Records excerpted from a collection

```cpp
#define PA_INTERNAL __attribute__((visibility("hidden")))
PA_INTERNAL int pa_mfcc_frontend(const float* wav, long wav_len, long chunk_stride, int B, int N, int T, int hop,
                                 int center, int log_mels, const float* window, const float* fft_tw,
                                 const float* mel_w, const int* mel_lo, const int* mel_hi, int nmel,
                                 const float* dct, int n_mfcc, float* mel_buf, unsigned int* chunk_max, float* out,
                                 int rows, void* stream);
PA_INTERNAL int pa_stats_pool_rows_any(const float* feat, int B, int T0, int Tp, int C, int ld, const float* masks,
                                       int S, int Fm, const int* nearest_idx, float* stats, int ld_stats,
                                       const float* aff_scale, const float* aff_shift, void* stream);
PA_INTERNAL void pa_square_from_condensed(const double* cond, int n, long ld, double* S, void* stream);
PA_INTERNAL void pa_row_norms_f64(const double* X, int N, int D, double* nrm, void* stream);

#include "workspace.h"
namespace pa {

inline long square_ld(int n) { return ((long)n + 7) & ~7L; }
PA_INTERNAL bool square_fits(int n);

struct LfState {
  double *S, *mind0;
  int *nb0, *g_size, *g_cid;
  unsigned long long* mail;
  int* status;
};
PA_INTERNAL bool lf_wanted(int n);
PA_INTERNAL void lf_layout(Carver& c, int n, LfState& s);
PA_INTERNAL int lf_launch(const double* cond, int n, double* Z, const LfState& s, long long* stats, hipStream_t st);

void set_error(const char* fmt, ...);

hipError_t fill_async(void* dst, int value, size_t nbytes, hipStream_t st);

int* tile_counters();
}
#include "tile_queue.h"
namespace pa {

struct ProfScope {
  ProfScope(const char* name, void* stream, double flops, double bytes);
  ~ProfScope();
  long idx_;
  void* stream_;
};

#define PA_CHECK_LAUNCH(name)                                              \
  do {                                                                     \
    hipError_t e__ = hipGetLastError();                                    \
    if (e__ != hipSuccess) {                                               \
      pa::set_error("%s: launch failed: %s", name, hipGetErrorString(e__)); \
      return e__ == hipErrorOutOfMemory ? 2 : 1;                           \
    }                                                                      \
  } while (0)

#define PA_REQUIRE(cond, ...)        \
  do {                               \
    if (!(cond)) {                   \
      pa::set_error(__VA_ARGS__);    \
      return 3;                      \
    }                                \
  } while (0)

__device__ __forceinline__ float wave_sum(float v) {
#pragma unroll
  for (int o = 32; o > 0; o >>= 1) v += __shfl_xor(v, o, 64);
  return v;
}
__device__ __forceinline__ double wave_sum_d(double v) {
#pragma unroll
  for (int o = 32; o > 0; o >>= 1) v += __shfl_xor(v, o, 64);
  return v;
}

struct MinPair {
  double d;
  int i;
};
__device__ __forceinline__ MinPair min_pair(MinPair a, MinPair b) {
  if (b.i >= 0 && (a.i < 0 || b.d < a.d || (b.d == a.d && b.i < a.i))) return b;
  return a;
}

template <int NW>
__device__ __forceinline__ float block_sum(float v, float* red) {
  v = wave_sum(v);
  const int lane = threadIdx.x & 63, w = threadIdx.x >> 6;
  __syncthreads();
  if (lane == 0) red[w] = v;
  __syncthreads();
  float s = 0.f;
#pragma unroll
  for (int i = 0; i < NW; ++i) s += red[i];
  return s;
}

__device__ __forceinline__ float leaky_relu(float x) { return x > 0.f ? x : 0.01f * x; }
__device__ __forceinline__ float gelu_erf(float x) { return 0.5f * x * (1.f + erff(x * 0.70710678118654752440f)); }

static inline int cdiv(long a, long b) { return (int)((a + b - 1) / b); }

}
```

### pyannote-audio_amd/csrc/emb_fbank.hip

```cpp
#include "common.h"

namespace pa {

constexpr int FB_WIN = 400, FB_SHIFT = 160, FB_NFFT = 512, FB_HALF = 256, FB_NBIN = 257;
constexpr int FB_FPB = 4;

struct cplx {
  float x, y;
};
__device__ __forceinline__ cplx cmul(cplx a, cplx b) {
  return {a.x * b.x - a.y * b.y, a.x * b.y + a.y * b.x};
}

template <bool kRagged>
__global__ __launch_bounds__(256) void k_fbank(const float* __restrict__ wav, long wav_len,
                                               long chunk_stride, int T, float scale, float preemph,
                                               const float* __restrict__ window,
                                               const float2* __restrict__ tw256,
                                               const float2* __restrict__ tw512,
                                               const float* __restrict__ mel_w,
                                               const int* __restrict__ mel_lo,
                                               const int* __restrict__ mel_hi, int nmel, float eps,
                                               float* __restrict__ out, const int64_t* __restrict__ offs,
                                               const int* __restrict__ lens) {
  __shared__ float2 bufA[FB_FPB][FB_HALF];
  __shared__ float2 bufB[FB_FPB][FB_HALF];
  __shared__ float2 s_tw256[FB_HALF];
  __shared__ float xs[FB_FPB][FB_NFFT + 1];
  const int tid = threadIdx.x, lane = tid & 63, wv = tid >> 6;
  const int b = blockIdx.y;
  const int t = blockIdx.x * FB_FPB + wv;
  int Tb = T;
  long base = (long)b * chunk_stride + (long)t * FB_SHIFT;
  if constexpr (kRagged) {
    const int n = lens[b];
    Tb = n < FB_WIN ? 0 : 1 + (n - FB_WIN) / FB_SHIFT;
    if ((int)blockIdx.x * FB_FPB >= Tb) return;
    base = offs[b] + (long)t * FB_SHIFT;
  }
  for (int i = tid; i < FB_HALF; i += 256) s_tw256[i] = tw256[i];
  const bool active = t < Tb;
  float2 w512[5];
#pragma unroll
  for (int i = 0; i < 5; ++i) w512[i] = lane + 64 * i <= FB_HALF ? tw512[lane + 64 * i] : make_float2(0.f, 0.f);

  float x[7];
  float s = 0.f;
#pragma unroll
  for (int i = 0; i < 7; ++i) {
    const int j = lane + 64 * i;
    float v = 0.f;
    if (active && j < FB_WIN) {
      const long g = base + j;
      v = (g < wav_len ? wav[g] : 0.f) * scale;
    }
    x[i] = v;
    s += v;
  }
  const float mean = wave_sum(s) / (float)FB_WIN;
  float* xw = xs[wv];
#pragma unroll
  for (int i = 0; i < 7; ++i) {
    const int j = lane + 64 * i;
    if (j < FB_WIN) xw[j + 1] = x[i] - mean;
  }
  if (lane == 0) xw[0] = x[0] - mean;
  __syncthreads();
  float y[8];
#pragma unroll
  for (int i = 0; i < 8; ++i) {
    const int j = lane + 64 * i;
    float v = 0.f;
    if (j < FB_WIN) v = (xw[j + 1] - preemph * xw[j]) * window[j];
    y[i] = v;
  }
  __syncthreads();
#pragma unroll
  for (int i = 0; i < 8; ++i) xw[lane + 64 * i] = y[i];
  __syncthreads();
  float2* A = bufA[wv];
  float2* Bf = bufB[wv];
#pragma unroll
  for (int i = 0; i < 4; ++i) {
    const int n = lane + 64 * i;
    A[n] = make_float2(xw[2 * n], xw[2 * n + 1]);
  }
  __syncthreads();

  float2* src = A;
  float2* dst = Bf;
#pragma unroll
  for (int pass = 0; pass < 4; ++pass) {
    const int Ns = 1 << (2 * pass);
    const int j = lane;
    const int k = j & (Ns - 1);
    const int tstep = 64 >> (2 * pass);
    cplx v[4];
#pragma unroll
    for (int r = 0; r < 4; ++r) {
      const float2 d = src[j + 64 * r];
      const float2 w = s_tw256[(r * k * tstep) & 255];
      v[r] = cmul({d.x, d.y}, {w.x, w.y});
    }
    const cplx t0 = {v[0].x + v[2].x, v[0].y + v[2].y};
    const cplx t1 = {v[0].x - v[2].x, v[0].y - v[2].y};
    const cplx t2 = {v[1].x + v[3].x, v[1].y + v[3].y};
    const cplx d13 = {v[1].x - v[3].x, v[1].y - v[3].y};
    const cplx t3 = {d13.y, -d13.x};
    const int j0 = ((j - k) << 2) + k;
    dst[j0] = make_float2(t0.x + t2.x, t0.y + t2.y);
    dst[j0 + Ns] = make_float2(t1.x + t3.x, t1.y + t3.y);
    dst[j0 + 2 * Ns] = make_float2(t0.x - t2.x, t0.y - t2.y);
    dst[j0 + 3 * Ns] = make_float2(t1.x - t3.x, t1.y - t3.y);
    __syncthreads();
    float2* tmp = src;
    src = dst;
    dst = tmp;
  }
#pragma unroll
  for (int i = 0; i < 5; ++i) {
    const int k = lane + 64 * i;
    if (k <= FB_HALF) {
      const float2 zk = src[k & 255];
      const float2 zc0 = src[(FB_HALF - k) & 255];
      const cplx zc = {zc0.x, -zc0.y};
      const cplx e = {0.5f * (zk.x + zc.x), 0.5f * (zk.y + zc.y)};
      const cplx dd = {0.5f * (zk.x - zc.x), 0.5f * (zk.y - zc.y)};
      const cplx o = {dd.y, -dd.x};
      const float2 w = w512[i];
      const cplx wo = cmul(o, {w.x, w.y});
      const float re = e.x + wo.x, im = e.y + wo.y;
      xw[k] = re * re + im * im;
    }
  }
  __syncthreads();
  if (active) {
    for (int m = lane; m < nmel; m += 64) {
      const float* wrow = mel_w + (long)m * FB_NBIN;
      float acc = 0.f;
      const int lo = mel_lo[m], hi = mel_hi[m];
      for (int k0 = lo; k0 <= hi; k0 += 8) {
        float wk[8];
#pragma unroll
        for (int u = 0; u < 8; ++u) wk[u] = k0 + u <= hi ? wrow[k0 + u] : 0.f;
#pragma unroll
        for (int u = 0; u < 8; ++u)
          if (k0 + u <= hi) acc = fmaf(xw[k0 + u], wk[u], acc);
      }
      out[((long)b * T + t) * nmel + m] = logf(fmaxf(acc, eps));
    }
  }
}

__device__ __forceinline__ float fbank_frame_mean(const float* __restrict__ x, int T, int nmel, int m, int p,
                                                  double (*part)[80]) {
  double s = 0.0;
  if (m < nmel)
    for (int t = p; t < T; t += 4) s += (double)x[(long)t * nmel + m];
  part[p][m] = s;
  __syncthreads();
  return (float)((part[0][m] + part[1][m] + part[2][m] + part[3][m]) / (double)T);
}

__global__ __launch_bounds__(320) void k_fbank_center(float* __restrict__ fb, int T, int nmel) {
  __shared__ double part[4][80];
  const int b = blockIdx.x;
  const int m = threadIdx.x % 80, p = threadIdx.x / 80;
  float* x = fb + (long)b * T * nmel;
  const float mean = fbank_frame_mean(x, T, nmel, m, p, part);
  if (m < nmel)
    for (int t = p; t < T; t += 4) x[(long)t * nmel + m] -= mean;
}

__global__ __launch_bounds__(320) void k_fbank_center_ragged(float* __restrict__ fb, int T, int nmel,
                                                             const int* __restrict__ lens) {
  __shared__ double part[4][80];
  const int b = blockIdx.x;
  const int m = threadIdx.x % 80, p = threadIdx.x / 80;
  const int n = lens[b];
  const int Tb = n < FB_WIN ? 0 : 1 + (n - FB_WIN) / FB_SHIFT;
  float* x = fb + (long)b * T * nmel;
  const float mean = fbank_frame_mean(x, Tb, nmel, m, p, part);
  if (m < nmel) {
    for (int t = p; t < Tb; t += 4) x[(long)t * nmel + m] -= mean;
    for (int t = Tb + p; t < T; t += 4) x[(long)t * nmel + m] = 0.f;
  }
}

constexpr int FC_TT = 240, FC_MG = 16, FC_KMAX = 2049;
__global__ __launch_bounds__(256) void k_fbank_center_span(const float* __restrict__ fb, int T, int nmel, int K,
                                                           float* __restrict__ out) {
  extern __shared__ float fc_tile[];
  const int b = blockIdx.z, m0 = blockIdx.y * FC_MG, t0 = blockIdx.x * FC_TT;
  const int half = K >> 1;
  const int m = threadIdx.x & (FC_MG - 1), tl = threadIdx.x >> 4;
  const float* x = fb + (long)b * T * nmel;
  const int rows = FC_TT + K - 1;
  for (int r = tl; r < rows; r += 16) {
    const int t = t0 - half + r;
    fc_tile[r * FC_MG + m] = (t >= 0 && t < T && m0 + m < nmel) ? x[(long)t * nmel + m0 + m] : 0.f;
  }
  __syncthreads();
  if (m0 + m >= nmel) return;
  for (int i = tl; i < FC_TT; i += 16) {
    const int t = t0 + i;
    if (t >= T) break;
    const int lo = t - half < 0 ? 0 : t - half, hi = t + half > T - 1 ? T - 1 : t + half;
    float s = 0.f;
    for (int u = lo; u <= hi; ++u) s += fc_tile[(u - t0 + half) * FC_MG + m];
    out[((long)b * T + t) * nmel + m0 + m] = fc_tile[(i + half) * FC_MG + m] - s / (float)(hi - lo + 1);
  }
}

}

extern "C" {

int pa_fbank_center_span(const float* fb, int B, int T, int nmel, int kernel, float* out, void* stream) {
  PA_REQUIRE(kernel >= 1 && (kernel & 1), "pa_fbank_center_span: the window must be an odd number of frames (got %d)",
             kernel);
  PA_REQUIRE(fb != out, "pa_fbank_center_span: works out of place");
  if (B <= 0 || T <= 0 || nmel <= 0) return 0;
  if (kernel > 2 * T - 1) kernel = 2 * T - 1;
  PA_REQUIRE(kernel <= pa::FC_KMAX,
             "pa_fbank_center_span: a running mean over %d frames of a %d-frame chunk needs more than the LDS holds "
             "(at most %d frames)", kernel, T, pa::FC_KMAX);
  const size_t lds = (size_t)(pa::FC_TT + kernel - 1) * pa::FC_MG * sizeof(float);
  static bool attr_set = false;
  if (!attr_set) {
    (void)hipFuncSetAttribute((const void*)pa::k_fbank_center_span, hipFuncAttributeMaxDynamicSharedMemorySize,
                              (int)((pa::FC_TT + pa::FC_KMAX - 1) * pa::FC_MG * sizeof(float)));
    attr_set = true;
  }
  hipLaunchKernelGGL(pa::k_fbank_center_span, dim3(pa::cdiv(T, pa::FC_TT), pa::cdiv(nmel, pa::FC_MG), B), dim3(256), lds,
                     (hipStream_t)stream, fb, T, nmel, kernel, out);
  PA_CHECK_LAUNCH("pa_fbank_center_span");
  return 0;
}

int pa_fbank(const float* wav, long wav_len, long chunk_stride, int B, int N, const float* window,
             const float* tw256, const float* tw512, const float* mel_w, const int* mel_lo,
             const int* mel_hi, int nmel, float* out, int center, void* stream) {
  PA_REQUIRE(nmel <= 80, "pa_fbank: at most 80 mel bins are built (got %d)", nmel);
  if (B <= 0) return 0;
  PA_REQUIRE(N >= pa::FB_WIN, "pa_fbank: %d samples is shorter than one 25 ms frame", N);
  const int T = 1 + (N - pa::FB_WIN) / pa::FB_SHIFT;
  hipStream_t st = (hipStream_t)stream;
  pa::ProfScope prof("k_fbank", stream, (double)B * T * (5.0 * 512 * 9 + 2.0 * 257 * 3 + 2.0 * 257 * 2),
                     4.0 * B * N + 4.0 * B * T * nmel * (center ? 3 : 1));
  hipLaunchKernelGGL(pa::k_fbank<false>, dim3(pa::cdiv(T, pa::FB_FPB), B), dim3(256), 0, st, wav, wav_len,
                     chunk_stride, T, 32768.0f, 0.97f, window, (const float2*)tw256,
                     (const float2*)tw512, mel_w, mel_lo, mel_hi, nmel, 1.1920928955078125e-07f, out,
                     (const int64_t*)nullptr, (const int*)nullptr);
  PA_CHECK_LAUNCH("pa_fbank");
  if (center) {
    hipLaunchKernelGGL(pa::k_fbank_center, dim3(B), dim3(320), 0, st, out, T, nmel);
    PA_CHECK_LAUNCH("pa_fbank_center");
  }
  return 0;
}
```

_Problem statement:_ A single number is the whole answer: how many lines in the entries hold the word "threadIdx".

_Reply to the exercise:_ 5